能力を発動、ある一点で衝撃の速度を緩和するように設定する。

そして―――



「ブッ壊れろ」



 あたしは、能力を解除した。

瞬間、周囲に解き放たれるのは無数の打撃と、踏み込みによる衝撃の数々。

それが味方に影響を及ぼす前に減速させ、霧散させる―――ちゃんと、衝撃は抑えられたみたいね。

けれどまあ、その衝撃の中心地は無事じゃ済まない。

残っているのは、防御の魔術式メモリーで己を覆ったあの女だけだ。


 アリシアは、あたしの姿を認めてにやりとした笑みを浮かべる。



「さっすが、速いわねぇ、フリズ」

「……余裕じゃない、アンタ」

「勿論、予定通りだし」



 やっぱり、あたしの力を測るのが目的だった訳か。

ホント、腹立つわ。

そんなあたしの内心でも読んでいるのか、その不愉快な笑みを浮かべたまま、アリシアは声を上げる。



「そうそう。さっきの答え、教えてあげましょう」

「答え?」

「そう。私のこの身体―――正解は、人形でした」



 コイツ―――!

咄嗟に手を伸ばしたけれど、あたしには魔術式によって意識を繋げただけの存在を捕まえる方法など無い。

それが分かっているのだろう。
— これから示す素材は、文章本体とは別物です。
template <bool RES>
__global__ __launch_bounds__(512) void wino43_kernel(WinoParams p, const float* vimg) {
  constexpr int VH = 64 * 4 + 16, VP = 2 * VH, VSZ = 36 * VP;
  constexpr int XT = 36, XP = 16 * XT;
  static_assert(36 * XP <= 2 * VSZ, "epilogue image must fit the V buffers");
  __shared__ __attribute__((aligned(16))) float lds[2 * VSZ];
  __shared__ int tile_o[W4T];

  const int tid = threadIdx.x, lane = tid & 63, wave = __builtin_amdgcn_readfirstlane(tid >> 6);
  const int lr = lane & 31, lh = lane >> 5;
  int bid = blockIdx.x;
  const int nblk = gridDim.x;
  if ((nblk & 7) == 0) bid = (bid & 7) * (nblk >> 3) + (bid >> 3);
  const int m_tile = bid / p.n_tiles, n_tile = bid - m_tile * p.n_tiles;
  const int nk = p.nchunk;

  const auto rs_v = uniform_rsrc43(vimg + (size_t)m_tile * p.nchunk * W4BLK, (unsigned)p.nchunk * (W4BLK * 4u));
  const auto rs_u = uniform_rsrc43(p.u + (size_t)n_tile * p.nchunk * (36 * 256), (unsigned)p.nchunk * (36u * 1024u));

  if (tid < W4T) {
    const int t = m_tile * W4T + tid;
    int o = -1;
    if (t < p.T) {
      const int per = p.TH * p.TW;
      const int nb = t / per;
      const int r0 = t - nb * per;
      const int ty = r0 / p.TW, tx = r0 - ty * p.TW;
      o = (nb * p.Ho + 4 * ty) * p.Wo + 4 * tx;
    }
    tile_o[tid] = o;
  }
  f32x4 stage[9];
  const int vst = (tid >> 7) * VP + ((tid >> 6) & 1) * VH + (tid & 63) * 4;
  auto load_v1 = [&](int kc, int j) __attribute__((always_inline)) {
    stage[j] = __builtin_bit_cast(f32x4, __builtin_amdgcn_raw_buffer_load_b128(rs_v, tid * 16, kc * (W4BLK * 4) + j * 8192, 0));
  };
  auto store_v1 = [&](int buf, int j) __attribute__((always_inline)) {
    *reinterpret_cast<f32x4*>(lds + buf * VSZ + vst + j * 4 * VP) = stage[j];
  };
  auto load_v = [&](int kc) __attribute__((always_inline)) {
#pragma unroll
    for (int j = 0; j < 9; ++j) load_v1(kc, j);
  };
  auto store_v = [&](int buf) __attribute__((always_inline)) {
#pragma unroll
    for (int j = 0; j < 9; ++j) store_v1(buf, j);
  };

  auto role = [&](auto odd_c) __attribute__((always_inline)) {
    constexpr int ODD = decltype(odd_c)::value;
    const int pbase = (9 * wave) >> 1;
// ... 62 lines not shown
#endif
    }
#ifdef W43_DIAG
    {
      const long long t_loop = __builtin_amdgcn_s_memtime() - t_begin;
      if (blockIdx.x == 17 && lane == 0) {
        float* o = p.dst + wave * 8;
        o[0] = (float)t_loop; o[1] = (float)t_cp; o[2] = (float)t_mm; o[3] = (float)t_bar; o[4] = (float)(nk - 2);
      }
      float keep = 0.f;
#pragma unroll
      for (int i = 0; i < 9; ++i)
#pragma unroll
        for (int e = 0; e < 16; ++e) keep += acc[i][e];
      p.dst[4096 + (size_t)blockIdx.x * 512 + tid] = keep;
      return;
    }
#endif
    mma_chunk(kc, T{}, T{}, F{});
    __syncthreads();
    mma_chunk(kc + 1, F{}, F{}, F{});
    __syncthreads();

    const int ec = lane & 31, et = wave + 8 * (lane >> 5);
    const int n = n_tile * W4N + ec;
    const float bv = p.bias ? p.bias[n] : 0.f;
#pragma unroll
    for (int q = 0; q < 4; ++q) {
      if (q > 0) __syncthreads();
      float rv[16];
      if constexpr (RES) {
        const int eo_r = tile_o[16 * q + et];
        const float* rp = p.res + (size_t)(eo_r >= 0 ? eo_r : 0) * p.Cd + n;
#pragma unroll
        for (int a = 0; a < 4; ++a)
#pragma unroll
          for (int b = 0; b < 4; ++b) rv[a * 4 + b] = eo_r >= 0 ? rp[(size_t)(a * p.Wo + b) * p.Cd] : 0.f;
      }
#pragma unroll
      for (int i = 0; i < 9; ++i) {
        const int g = i + ODD, a = g >> 1, h = g & 1;
        if (h == (q >> 1) && (lr >> 4) == (q & 1)) {
          float* X = lds + (pbase + a) * XP + (lr & 15) * XT + lh * 4;
#pragma unroll
          for (int k = 0; k < 4; ++k) {
            const f32x4 v = {acc[i][4 * k + 0], acc[i][4 * k + 1], acc[i][4 * k + 2], acc[i][4 * k + 3]};
            *reinterpret_cast<f32x4*>(X + 8 * k) = v;
          }
        }
      }
      __syncthreads();
      const float* M = lds + et * XT + ec;
      float hh[4][6];
#pragma unroll
      for (int c = 0; c < 6; ++c) {
        float y[4];
        at6(M[(0 * 6 + c) * XP], M[(1 * 6 + c) * XP], M[(2 * 6 + c) * XP], M[(3 * 6 + c) * XP], M[(4 * 6 + c) * XP],
            M[(5 * 6 + c) * XP], y);
#pragma unroll
        for (int a = 0; a < 4; ++a) hh[a][c] = y[a];
      }
      const int eo = tile_o[16 * q + et];
      if (eo >= 0) {
        float* dp = p.dst + (size_t)eo * p.Cd + n;
        if constexpr (RES) {
#pragma unroll
          for (int a = 0; a < 4; ++a) {
            float y[4];
            at6(hh[a][0], hh[a][1], hh[a][2], hh[a][3], hh[a][4], hh[a][5], y);
#pragma unroll
            for (int b = 0; b < 4; ++b) dp[(size_t)(a * p.Wo + b) * p.Cd] = apply_act(y[b] + bv, p.act, p.slope) + rv[a * 4 + b];
          }
        } else {
#pragma unroll
          for (int a = 0; a < 4; ++a) {
            float y[4];
            at6(hh[a][0], hh[a][1], hh[a][2], hh[a][3], hh[a][4], hh[a][5], y);
#pragma unroll
            for (int b = 0; b < 4; ++b) dp[(size_t)(a * p.Wo + b) * p.Cd] = apply_act(y[b] + bv, p.act, p.slope);
          }
        }
      }
    }
  };

  if (wave & 1) role(std::integral_constant<int, 1>{});
  else role(std::integral_constant<int, 0>{});
}

struct Wino43WgradParams {
  const float* vimg;
  const float* zimg;
  float* slab;
  int C, O, cchunks, ntc, chunks_per_split, splits, c_blocks, o_blocks;
  int split_minor;
};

アリシアはただただこちらを馬鹿にするような笑みを浮かべ―――その場に、崩れ落ちた。

どうやら、繋げていた意識をカットしたようだ。



「ちっ、最初から自分が負ける事まで織り込み済みだったって訳ね」



 ほんっとうに、気に入らない。

嘆息しながら地面を蹴る―――と、それと同時に、戦場全体に陛下の声が響き渡った。



「我らの勝利だ! 全軍、勝ち鬨を上げよ!」

『うぉおおおおおおおおおおおおおおおおおおおおおおおおおおッ!!』



 大地を震わせるような咆哮に、あたしは視線を周囲へと向ける。

どうやら、暴れ回ったおかげでかなりの数の魔人を吹っ飛ばしちゃったみたいね。

とりあえず勝ちは拾えたし……全体としては、良かったんだろうけど。



「嫌な感じよね、これ……」



 不吉な予感だけは拭えず、あたしはじっと北の方角を睨み続けていた。